Note :

• Ce tutoriel nécessite l'accès à Oracle Cloud. Pour vous inscrire à un compte gratuit, voir Introduction au niveau gratuit d'Oracle Cloud Infrastructure.
• Il utilise des exemples de valeurs pour les données d'identification, la location et les compartiments Oracle Cloud Infrastructure. À la fin de votre laboratoire, remplacez ces valeurs par celles propres à votre environnement en nuage.

Intégrer Oracle Cloud Infrastructure Resource Manager au processus d'automatisation

Présentation

Le service du gestionnaire de ressources pour Oracle Cloud Infrastructure (OCI) permet d'automatiser le déploiement et les opérations de toutes les ressources OCI. À l'aide du modèle d'infrastructure en tant que code (IaC), le service est basé sur Terraform, une norme industrielle à source ouverte qui permet aux ingénieurs DevOps de développer et de déployer leur infrastructure partout.

Une configuration Terraform encode l'infrastructure dans des fichiers de configuration déclaratifs. Le service du gestionnaire de ressources OCI vous permet de partager et de gérer des fichiers de configuration d'infrastructure et d'état pour plusieurs équipes et plates-formes.

Le gestionnaire de ressources OCI permet d'exécuter des scripts Terraform dans la console OCI. Il est également possible d'effectuer un appel REST ou d'utiliser l'interface de ligne de commande d'Oracle Cloud Infrastructure (interface de ligne de commande OCI), élargissant ainsi les possibilités d'intégration aux outils d'automatisation tels que OCI Devops, Jenkins, GitHub, etc.

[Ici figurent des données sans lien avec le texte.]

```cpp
__device__ __forceinline__ void glds16(const bf16_t* g, char* lds_wave_base) {
    __builtin_amdgcn_global_load_lds((const __attribute__((address_space(1))) void*)g,
                                     (__attribute__((address_space(3))) void*)lds_wave_base, 16, 0, 0);
}
struct StageOff { unsigned off[2]; unsigned chunk[2]; };
__device__ __forceinline__ StageOff stage_off(long ld, int wave, int lane) {
    StageOff o;
#pragma unroll
    for (int n = 0; n < 2; ++n) {
        const int row = (wave * 2 + n) * 8 + (lane >> 3);
        o.chunk[n] = (unsigned)((lane & 7) ^ fsw(row));
        o.off[n] = (unsigned)(row * ld + (o.chunk[n] << 3));
    }
    return o;
}
__device__ __forceinline__ void stage64(const bf16_t* __restrict__ base, long ld, int r0, int nrows, char* lds, int wave, int lane, const StageOff& so,
                                        int cmax = 8, const bf16_t* zeros = nullptr) {
    if (r0 + 64 <= nrows) {
        const bf16_t* tb = base + (long)r0 * ld;
#pragma unroll
        for (int n = 0; n < 2; ++n) glds16((cmax == 8 || (int)so.chunk[n] < cmax) ? tb + so.off[n] : zeros, lds + (wave * 2 + n) * 1024);
    } else {
#pragma unroll
        for (int n = 0; n < 2; ++n) {
            const int inst = wave * 2 + n;
            const int row = inst * 8 + (lane >> 3);
            const int chunk = (lane & 7) ^ fsw(row);
            const int gr = min(r0 + row, nrows - 1);
            glds16((cmax == 8 || chunk < cmax) ? base + (long)gr * ld + chunk * 8 : zeros, lds + inst * 1024);
        }
    }
}
__device__ __forceinline__ bf16x8 frag_row(const char* lds, int row, int ks, int g) {
    return *reinterpret_cast<const bf16x8*>(lds + row * 128 + (((ks * 4 + g) ^ fsw(row)) << 4));
}
__device__ __forceinline__ bf16x8 frag_tr(const char* lds, int c0, int s, int lane) {
    const int lr = lane & 15, g = lane >> 4, qq = lr >> 2, pp = lr & 3;
    const int chunk = (c0 >> 3) + (pp >> 1);
    const int r0 = 32 * s + 4 * g + qq, r1 = r0 + 16;
    const int o0 = r0 * 128 + ((chunk ^ fsw(r0)) << 4) + ((pp & 1) << 3);
    const int o1 = r1 * 128 + ((chunk ^ fsw(r1)) << 4) + ((pp & 1) << 3);
    const s16x4 lo = __builtin_amdgcn_ds_read_tr16_b64_v4i16((__attribute__((address_space(3))) s16x4*)(lds + o0));
    const s16x4 hi = __builtin_amdgcn_ds_read_tr16_b64_v4i16((__attribute__((address_space(3))) s16x4*)(lds + o1));
    const s16x8 v = {lo[0], lo[1], lo[2], lo[3], hi[0], hi[1], hi[2], hi[3]};
    return __builtin_bit_cast(bf16x8, v);
}
__device__ __forceinline__ bf16x8 pack_pair(const f32x4& lo, const f32x4& hi) {
    bf16x8 r = {(bf16_t)lo[0], (bf16_t)lo[1], (bf16_t)lo[2], (bf16_t)lo[3], (bf16_t)hi[0], (bf16_t)hi[1], (bf16_t)hi[2], (bf16_t)hi[3]};
    return r;
}
__device__ __forceinline__ bf16x8 frag_global(const bf16_t* __restrict__ g, long ld, int row, int nvalid, int col) {
    bf16x8 z = {};
    if (row < nvalid) z = *reinterpret_cast<const bf16x8*>(g + (long)row * ld + col);
    return z;
}
__device__ __forceinline__ float grp_max(float v) {
    auto a = __builtin_amdgcn_permlane16_swap(__float_as_uint(v), __float_as_uint(v), false, false);
    v = fmaxf(__uint_as_float(a[0]), __uint_as_float(a[1]));
    auto b = __builtin_amdgcn_permlane32_swap(__float_as_uint(v), __float_as_uint(v), false, false);
    return fmaxf(__uint_as_float(b[0]), __uint_as_float(b[1]));
}
__device__ __forceinline__ float grp_sum(float v) {
    auto a = __builtin_amdgcn_permlane16_swap(__float_as_uint(v), __float_as_uint(v), false, false);
    v = __uint_as_float(a[0]) + __uint_as_float(a[1]);
    auto b = __builtin_amdgcn_permlane32_swap(__float_as_uint(v), __float_as_uint(v), false, false);
    return __uint_as_float(b[0]) + __uint_as_float(b[1]);
}
template <bool V> struct BoolTag { static constexpr bool value = V; };

constexpr int STG = 2 * 8192 + 512;
// ... 54 lines not shown
```

pianobart_amd/csrc/pb_flash1.hip:

```cpp
#include "pb_common.h"
#include "pb_fa_tiles.h"
#include <cstdlib>
#include <algorithm>

namespace {

constexpr int KB1 = 256;
constexpr int RING1 = 3, STB1 = 2 * 8192;
constexpr int OFF_K = RING1 * STB1;
constexpr int OFF_DS = OFF_K + 4 * 8192;
constexpr int OFF_TAB = OFF_DS + 2 * 2 * 8192;

struct Fa1Args {
    Fa64Args a;
    bf16_t* slab;
    long slab_stride, slab_sb;
    const float* delta_rows; long delta_ld;
    unsigned* stamps;
};

#define PB_U10(p) p "0", p "1", p "2", p "3", p "4", p "5", p "6", p "7", p "8", p "9"
#define PB_ALL_AGPRS PB_U10("a"), PB_U10("a1"), PB_U10("a2"), PB_U10("a3"), PB_U10("a4"), PB_U10("a5"), PB_U10("a6"), PB_U10("a7"), PB_U10("a8"), PB_U10("a9"), \
    PB_U10("a10"), PB_U10("a11"), PB_U10("a12"), PB_U10("a13"), PB_U10("a14"), PB_U10("a15"), PB_U10("a16"), PB_U10("a17"), PB_U10("a18"), PB_U10("a19"), \
    PB_U10("a20"), PB_U10("a21"), PB_U10("a22"), PB_U10("a23"), PB_U10("a24"), "a250", "a251", "a252", "a253", "a254", "a255"
constexpr int A_DK = 0, A_DV = 64, A_KF = 128, A_VF = 160, A_KT = 192;
typedef __attribute__((ext_vector_type(4))) unsigned u32x4;

template <int R> __device__ __forceinline__ void agpr_zero() { asm volatile("v_accvgpr_write_b32 a%c0, 0" :: "i"(R)); }
template <int R> __device__ __forceinline__ void agpr_put(const bf16x8& v) {
    const u32x4 u = __builtin_bit_cast(u32x4, v);
    asm volatile("v_accvgpr_write_b32 a%c4, %0\n\tv_accvgpr_write_b32 a%c5, %1\n\tv_accvgpr_write_b32 a%c6, %2\n\tv_accvgpr_write_b32 a%c7, %3"
                 :: "v"(u[0]), "v"(u[1]), "v"(u[2]), "v"(u[3]), "i"(R), "i"(R + 1), "i"(R + 2), "i"(R + 3));
}
template <int R> __device__ __forceinline__ f32x4 agpr_get() {
    f32x4 r;
    asm volatile("v_accvgpr_read_b32 %0, a%c4\n\tv_accvgpr_read_b32 %1, a%c5\n\tv_accvgpr_read_b32 %2, a%c6\n\tv_accvgpr_read_b32 %3, a%c7"
                 : "=v"(r[0]), "=v"(r[1]), "=v"(r[2]), "=v"(r[3]) : "i"(R), "i"(R + 1), "i"(R + 2), "i"(R + 3));
    return r;
}
template <int RB> __device__ __forceinline__ void mfma_vab_c(f32x4& d, const bf16x8& a, const f32x4& c) {
    asm volatile("v_mfma_f32_16x16x32_bf16 %0, %1, a[%c3:%c4], %2" : "=&v"(d) : "v"(a), "v"(c), "i"(RB), "i"(RB + 3) : PB_ALL_AGPRS);
}
template <int RB> __device__ __forceinline__ void mfma_vab(f32x4& d, const bf16x8& a) {
    asm volatile("v_mfma_f32_16x16x32_bf16 %0, %1, a[%c2:%c3], %0" : "+v"(d) : "v"(a), "i"(RB), "i"(RB + 3) : PB_ALL_AGPRS);
}
template <int RA> __device__ __forceinline__ void mfma_aav(f32x4& d, const bf16x8& b) {
    asm volatile("v_mfma_f32_16x16x32_bf16 %0, a[%c2:%c3], %1, %0" : "+v"(d) : "v"(b), "i"(RA), "i"(RA + 3) : PB_ALL_AGPRS);
}
template <int RA> __device__ __forceinline__ void mfma_aav_z(f32x4& d, const bf16x8& b) {
    asm volatile("v_mfma_f32_16x16x32_bf16 %0, a[%c2:%c3], %1, 0" : "=&v"(d) : "v"(b), "i"(RA), "i"(RA + 3) : PB_ALL_AGPRS);
}
template <int RD> __device__ __forceinline__ void mfma_acc(const bf16x8& b, const bf16x8& a) {
    asm volatile("v_mfma_f32_16x16x32_bf16 a[%c2:%c3], %0, %1, a[%c2:%c3]" :: "v"(a), "v"(b), "i"(RD), "i"(RD + 3) : PB_ALL_AGPRS);
}
#define MF "v_mfma_f32_16x16x32_bf16 "
template <int DT, int K0> __device__ __forceinline__ void mfma_dvdk4(const bf16x8& p0, const bf16x8& d0, const bf16x8& p1, const bf16x8& d1, const bf16x8& ot, const bf16x8& qt) {
    asm volatile(MF "a[%c6:%c7], %4, %0, a[%c6:%c7]\n\t" MF "a[%c8:%c9], %5, %1, a[%c8:%c9]\n\t" MF "a[%c10:%c11], %4, %2, a[%c10:%c11]\n\t" MF "a[%c12:%c13], %5, %3, a[%c12:%c13]"
                 :: "v"(p0), "v"(d0), "v"(p1), "v"(d1), "v"(ot), "v"(qt),
                    "i"(A_DV + 4 * (K0 * 4 + DT)), "i"(A_DV + 4 * (K0 * 4 + DT) + 3), "i"(A_DK + 4 * (K0 * 4 + DT)), "i"(A_DK + 4 * (K0 * 4 + DT) + 3),
                    "i"(A_DV + 4 * ((K0 + 1) * 4 + DT)), "i"(A_DV + 4 * ((K0 + 1) * 4 + DT) + 3), "i"(A_DK + 4 * ((K0 + 1) * 4 + DT)), "i"(A_DK + 4 * ((K0 + 1) * 4 + DT) + 3)
                 : PB_ALL_AGPRS);
}
template <int KT> __device__ __forceinline__ void mfma_sdp0(f32x4& sv, f32x4& dp, const bf16x8& qa, const bf16x8& oa, const f32x4& nl, const f32x4& nd) {
    asm volatile(MF "%0, %2, a[%c6:%c7], %4\n\t" MF "%1, %3, a[%c8:%c9], %5"
                 : "=&v"(sv), "=&v"(dp) : "v"(qa), "v"(oa), "v"(nl), "v"(nd),
                   "i"(A_KF + 4 * (KT * 2)), "i"(A_KF + 4 * (KT * 2) + 3), "i"(A_VF + 4 * (KT * 2)), "i"(A_VF + 4 * (KT * 2) + 3) : PB_ALL_AGPRS);
}
template <int KT> __device__ __forceinline__ void mfma_sdp1(f32x4& sv, f32x4& dp, const bf16x8& qa, const bf16x8& oa) {
    asm volatile(MF "%0, %2, a[%c4:%c5], %0\n\t" MF "%1, %3, a[%c6:%c7], %1"
                 : "+v"(sv), "+v"(dp) : "v"(qa), "v"(oa),
                   "i"(A_KF + 4 * (KT * 2 + 1)), "i"(A_KF + 4 * (KT * 2 + 1) + 3), "i"(A_VF + 4 * (KT * 2 + 1)), "i"(A_VF + 4 * (KT * 2 + 1) + 3) : PB_ALL_AGPRS);
}
template <int S0, bool ZERO> __device__ __forceinline__ void mfma_dq4(f32x4& a0, f32x4& b0, f32x4& a1, f32x4& b1, const bf16x8& bs0, const bf16x8& bs1) {
    if constexpr (ZERO)
        asm volatile(MF "%0, a[%c6:%c7], %4, 0\n\t" MF "%1, a[%c8:%c9], %4, 0\n\t" MF "%2, a[%c10:%c11], %5, 0\n\t" MF "%3, a[%c12:%c13], %5, 0"
                     : "=&v"(a0), "=&v"(b0), "=&v"(a1), "=&v"(b1) : "v"(bs0), "v"(bs1),
                       "i"(A_KT + 4 * S0), "i"(A_KT + 4 * S0 + 3), "i"(A_KT + 4 * (8 + S0)), "i"(A_KT + 4 * (8 + S0) + 3),
                       "i"(A_KT + 4 * (S0 + 1)), "i"(A_KT + 4 * (S0 + 1) + 3), "i"(A_KT + 4 * (9 + S0)), "i"(A_KT + 4 * (9 + S0) + 3) : PB_ALL_AGPRS);
    else
        asm volatile(MF "%0, a[%c6:%c7], %4, %0\n\t" MF "%1, a[%c8:%c9], %4, %1\n\t" MF "%2, a[%c10:%c11], %5, %2\n\t" MF "%3, a[%c12:%c13], %5, %3"
                     : "+v"(a0), "+v"(b0), "+v"(a1), "+v"(b1) : "v"(bs0), "v"(bs1),
                       "i"(A_KT + 4 * S0), "i"(A_KT + 4 * S0 + 3), "i"(A_KT + 4 * (8 + S0)), "i"(A_KT + 4 * (8 + S0) + 3),
                       "i"(A_KT + 4 * (S0 + 1)), "i"(A_KT + 4 * (S0 + 1) + 3), "i"(A_KT + 4 * (9 + S0)), "i"(A_KT + 4 * (9 + S0) + 3) : PB_ALL_AGPRS);
}
#undef MF
template <int OFF, class T> __device__ __forceinline__ void ds_rd128(T& d, unsigned addr) {
    static_assert(sizeof(T) == 16, "16-byte fragment");
    asm volatile("ds_read_b128 %0, %1 offset:%2" : "=v"(d) : "v"(addr), "i"(OFF));
}
__device__ __forceinline__ bf16x4 to_bf4(const f32x4& v) {
    bf16x4 r = {(bf16_t)v[0], (bf16_t)v[1], (bf16_t)v[2], (bf16_t)v[3]};
    return r;
}
__device__ __forceinline__ bf16x8 join4(const bf16x4& lo, const bf16x4& hi) { return __builtin_shufflevector(lo, hi, 0, 1, 2, 3, 4, 5, 6, 7); }
#define PB_PIN() __builtin_amdgcn_sched_barrier(0)
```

Dans ce tutoriel, nous allons automatiser le déploiement d'une instance Oracle Autonomous Database en obtenant le mot de passe de l'administrateur de base de données en toute sécurité au moyen des clés secrètes du service de chambre forte OCI sans l'exposer dans les fichiers, de sorte que l'utilisateur d'exécution du gestionnaire de ressources OCI dispose d'un accès approprié pour créer la base de données et le mot de passe stocké

Objectifs

• Configurez l'automatisation au moyen de Terraform afin de pouvoir créer des instances avec leurs données d'identification d'accès appropriées, mais sans exposer les informations sensibles telles que le mot de passe, afin que seuls les utilisateurs autorisés puissent les utiliser dans le script Terraform.

Préalables

• Utilisateur d'un groupe d'utilisateurs sans politique. Les autorisations appropriées seront accordées à cet utilisateur pour exécuter Terraform dans le gestionnaire de ressources OCI.

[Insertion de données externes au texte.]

extern "C" int cms_is_in_frustum_device(cms_ctx* c, int nmp, const void* d_mp_frame, const void* d_pose15, const void* d_pos, const void* d_normal,
                                        const void* d_min_dist, const void* d_max_dist, float viewing_cos_limit, float th, void* d_in_view,
                                        void* d_proj_x, void* d_proj_y, void* d_level, void* d_view_cos, void* d_qr, void* d_qmin, void* d_qmax) {
  if (!c || nmp < 0 || (nmp > 0 && (!d_pose15 || !d_pos || !d_normal || !d_min_dist || !d_max_dist || !d_in_view || !d_proj_x || !d_proj_y ||
                                    !d_level || !d_view_cos)) || (d_qr && (!d_qmin || !d_qmax)))
    return cms_fail(CMS_ERR_ARG, "cms_is_in_frustum_device: bad argument");
  if (nmp == 0) return CMS_OK;
  if (c->g.nlevels > 16) return cms_fail(CMS_ERR_UNSUPPORTED, "cms_is_in_frustum_device: more than 16 pyramid levels");
  HIPCHK(hipSetDevice(c->device));
  CmsFrustumArgs a;
  a.pose15 = (const float*)d_pose15; a.mp_frame = (const int*)d_mp_frame; a.n = nmp;
  a.P = (const float*)d_pos; a.normal = (const float*)d_normal; a.min_dist = (const float*)d_min_dist; a.max_dist = (const float*)d_max_dist;
  a.viewing_cos_limit = viewing_cos_limit; a.th = th; a.bounds_scaled = c->dist_bounds_scaled;
  a.log_scale = std::log(c->g.nlevels > 1 ? c->scale[1] : 1.2f);
  a.nlevels = c->g.nlevels; a.F = c->g.F;
  for (int l = 0; l < 16; ++l) a.sf[l] = l < c->g.nlevels ? c->scale[l] : 0.0f;
  a.in_view = (uint8_t*)d_in_view; a.proj_x = (float*)d_proj_x; a.proj_y = (float*)d_proj_y; a.level = (int*)d_level; a.view_cos = (float*)d_view_cos;
  a.qr = (float*)d_qr; a.qmin = (int*)d_qmin; a.qmax = (int*)d_qmax;
  hipLaunchKernelGGL(k_in_frustum, dim3((nmp + 255) / 256), dim3(256), 0, c->stream, a);
  HIPCHK(hipGetLastError());
  return CMS_OK;
}

extern "C" int cms_search_local_points_device(cms_ctx* c, int B, const void* d_mp_off, const void* d_mp_desc, const void* d_cand_off,
                                              const void* d_cand_idx, void* d_pair_dist, float nnratio, int th_high, void* d_kp_mp,
                                              void* d_mp_match, void* d_rounds) {
  if (!c || B < 1 || B > c->area_frames || !d_mp_off || !d_mp_desc || !d_cand_off || !d_cand_idx || !d_pair_dist || !d_kp_mp || !d_mp_match)
    return cms_fail(CMS_ERR_ARG, "cms_search_local_points_device: bad argument (cms_area_grid first)");
  if (c->g.kp_cap > CMS_TRACK_KPMAX) return cms_fail(CMS_ERR_UNSUPPORTED, "cms_search_local_points_device: more than 4096 key points per frame");
  HIPCHK(hipSetDevice(c->device));
  CmsSearchLocalArgs a;
  a.mp_off = (const int*)d_mp_off; a.mp_desc = (const uint4*)d_mp_desc; a.cand_off = (const int*)d_cand_off; a.cand_idx = (const int*)d_cand_idx;
  a.t_desc = (const uint4*)c->d_desc; a.kp = (const CmsKeyPoint*)c->d_kps; a.kp_cap = c->g.kp_cap;
  a.pair_dist = (uint16_t*)d_pair_dist; a.kp_mp = (int*)d_kp_mp; a.mp_match = (int*)d_mp_match; a.rounds = (int*)d_rounds;
  a.nnratio = nnratio; a.th_high = th_high; a.frame0 = 0; a.total = nullptr; a.cap = 0;
  hipLaunchKernelGGL(k_search_local, dim3(B), dim3(1024), 0, c->stream, a);
  HIPCHK(hipGetLastError());
  return CMS_OK;
}

extern "C" int cms_search_local_points(cms_ctx* c, int b, const float* pose15, int nmp, const float* pos, const float* normal,
                                       const float* min_dist, const float* max_dist, const uint8_t* mp_desc, float viewing_cos_limit, float th,
                                       float nnratio, int th_high, int nkp, int* kp_mp, uint8_t* in_view, float* proj_x, float* proj_y,
                                       int* level, float* view_cos, int* mp_match, int* n_matches, int* rounds) {
  if (!c || !pose15 || nmp < 0 || nkp < 0 || nkp > (c ? c->g.kp_cap : 0) || (nmp > 0 && (!pos || !normal || !min_dist || !max_dist || !mp_desc || !mp_match)) ||
      (nkp > 0 && !kp_mp))
    return cms_fail(CMS_ERR_ARG, "cms_search_local_points: bad argument");
  if (b < 0 || b >= c->area_frames) return cms_fail(CMS_ERR_ARG, "cms_search_local_points: no grid for this frame (cms_area_grid first)");
  if (c->g.kp_cap > CMS_TRACK_KPMAX) return cms_fail(CMS_ERR_UNSUPPORTED, "cms_search_local_points: more than 4096 key points per frame");
  if (n_matches) *n_matches = 0;
  if (rounds) *rounds = 0;
  if (nmp == 0) return CMS_OK;
  HIPCHK(hipSetDevice(c->device));
  hipStream_t s = c->stream;
  const size_t n4 = (size_t)nmp * 4, kp4 = (size_t)c->g.kp_cap * 4;
  auto al = [](size_t v) { return (v + 255) & ~(size_t)255; };
  size_t o = 0;
  auto take = [&](size_t bytes) { const size_t at = o; o += al(bytes); return at; };
  const size_t o_pose = take(64), o_pos = take(3 * n4), o_nrm = take(3 * n4), o_min = take(n4), o_max = take(n4), o_desc = take((size_t)nmp * 32),
               o_qf = take(n4), o_mpoff = take(16), o_kpmp = take(kp4);
  const size_t in_bytes = o;
  const size_t o_vis = take(nmp), o_px = take(n4), o_py = take(n4), o_lvl = take(n4), o_vc = take(n4), o_match = take(n4), o_tot = take(16), o_rounds = take(16);
  const size_t out_begin = o_kpmp, out_bytes = o - o_kpmp;
  const size_t o_qr = take(n4), o_qmin = take(n4), o_qmax = take(n4), o_cnt = take(n4), o_off = take(n4 + 4);
  const size_t fixed = o;
  int cap = 64 * nmp + 1024;
  for (int attempt = 0; attempt < 2; ++attempt) {
    const size_t o_idx = fixed, o_pd = fixed + al((size_t)cap * 4);
    int rc = cms_scratch(c, o_pd + al((size_t)cap * 2));
    if (rc) return rc;
    rc = cms_hstage(c, std::max(in_bytes, out_begin + out_bytes));
    if (rc) return rc;
    uint8_t* p = (uint8_t*)c->d_match;
    uint8_t* h = c->h_stage;
    memcpy(h + o_pose, pose15, 60);
    memcpy(h + o_pos, pos, 3 * n4); memcpy(h + o_nrm, normal, 3 * n4); memcpy(h + o_min, min_dist, n4); memcpy(h + o_max, max_dist, n4);
    memcpy(h + o_desc, mp_desc, (size_t)nmp * 32);
    { int* qf = reinterpret_cast<int*>(h + o_qf); for (int i = 0; i < nmp; ++i) qf[i] = b; }
    { int* mo = reinterpret_cast<int*>(h + o_mpoff); mo[0] = 0; mo[1] = nmp; }
    { int* km = reinterpret_cast<int*>(h + o_kpmp); for (int k = 0; k < c->g.kp_cap; ++k) km[k] = k < nkp ? kp_mp[k] : -1; }
    HIPCHK(hipMemcpyAsync(p, h, in_bytes, hipMemcpyHostToDevice, s));
    rc = cms_is_in_frustum_device(c, nmp, nullptr, p + o_pose, p + o_pos, p + o_nrm, p + o_min, p + o_max, viewing_cos_limit, th, p + o_vis,
                                  p + o_px, p + o_py, p + o_lvl, p + o_vc, p + o_qr, p + o_qmin, p + o_qmax);
    if (rc) return rc;
    rc = cms_features_in_area_batch_device(c, nmp, p + o_qf, p + o_px, p + o_py, p + o_qr, p + o_qmin, p + o_qmax, p + o_cnt, p + o_off, p + o_idx,
                                           cap, p + o_tot);
    if (rc) return rc;
    CmsSearchLocalArgs a;
    a.mp_off = (const int*)(p + o_mpoff); a.mp_desc = (const uint4*)(p + o_desc); a.cand_off = (const int*)(p + o_off); a.cand_idx = (const int*)(p + o_idx);
    a.t_desc = (const uint4*)c->d_desc; a.kp = (const CmsKeyPoint*)c->d_kps; a.kp_cap = c->g.kp_cap;
    a.pair_dist = (uint16_t*)(p + o_pd);
    a.kp_mp = (int*)(p + o_kpmp) - (size_t)b * c->g.kp_cap;
    a.mp_match = (int*)(p + o_match); a.rounds = (int*)(p + o_rounds);
    a.nnratio = nnratio; a.th_high = th_high; a.frame0 = b; a.total = (const int*)(p + o_tot); a.cap = cap;
    hipLaunchKernelGGL(k_search_local, dim3(1), dim3(1024), 0, s, a);
    HIPCHK(hipGetLastError());
    HIPCHK(hipMemcpyAsync(h + out_begin, p + out_begin, out_bytes, hipMemcpyDeviceToHost, s));
    HIPCHK(hipStreamSynchronize(s));
    const int tot = *reinterpret_cast<const int*>(h + o_tot);
    if (tot > cap) { cap = tot + 64; continue; }
    const int* match = reinterpret_cast<const int*>(h + o_match);
    if (nkp > 0) memcpy(kp_mp, h + o_kpmp, (size_t)nkp * 4);
    if (in_view) memcpy(in_view, h + o_vis, nmp);
    if (proj_x) memcpy(proj_x, h + o_px, n4);
    if (proj_y) memcpy(proj_y, h + o_py, n4);
    if (level) memcpy(level, h + o_lvl, n4);
    if (view_cos) memcpy(view_cos, h + o_vc, n4);
    int nm = 0;
    for (int i = 0; i < nmp; ++i) {
      const int m = match[i];
      mp_match[i] = m >= 0 ? m - b * c->g.kp_cap : -1;
      nm += m >= 0;
    }
    if (n_matches) *n_matches = nm;
    if (rounds) *rounds = *reinterpret_cast<const int*>(h + o_rounds);
    return CMS_OK;
  }
  return cms_fail(CMS_ERR_OVERFLOW, "cms_search_local_points: candidate lists kept growing");
}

• Seau de stockage d'objets OCI dans un compartiment spécifique (si vous voulez générer le script Terraform dans ce seau).

• Le script Terraform sera exécuté au moyen du gestionnaire de ressources OCI et l'utilisateur doit être autorisé à :

  • Créez des ressources dans le compartiment.
  • Créez une instance d'Oracle Autonomous Database.
  • Lisez un mot de passe de chambre forte OCI.
  • Exécutez le script Terraform.

Tâche 1 : Créer une clé secrète pour Oracle Autonomous Database dans la chambre forte OCI

Nous allons créer un mot de passe dans la chambre forte OCI pour illustrer comment configurer une nouvelle ressource dans Terraform sans exposer les données sensibles.

Les clés secrètes sont des données d'identification telles que des mots de passe, des certificats, des clés SSH ou des jetons d'authentification que vous utilisez avec les services OCI. Le stockage des clés secrètes dans une chambre forte OCI offre une sécurité supérieure à celle fournie par d'autres emplacements, tels que du code ou des fichiers de configuration. Vous pouvez extraire les secrets du service de chambre forte OCI lorsque vous en avez besoin pour accéder aux ressources ou à d'autres services.

Vous pouvez créer des clés secrètes à l'aide de la console, de l'interface de ligne de commande ou de l'API OCI. Le contenu d'une clé secrète est importé dans le service à partir d'une source externe. Le service de chambre forte OCI contient les clés secrètes.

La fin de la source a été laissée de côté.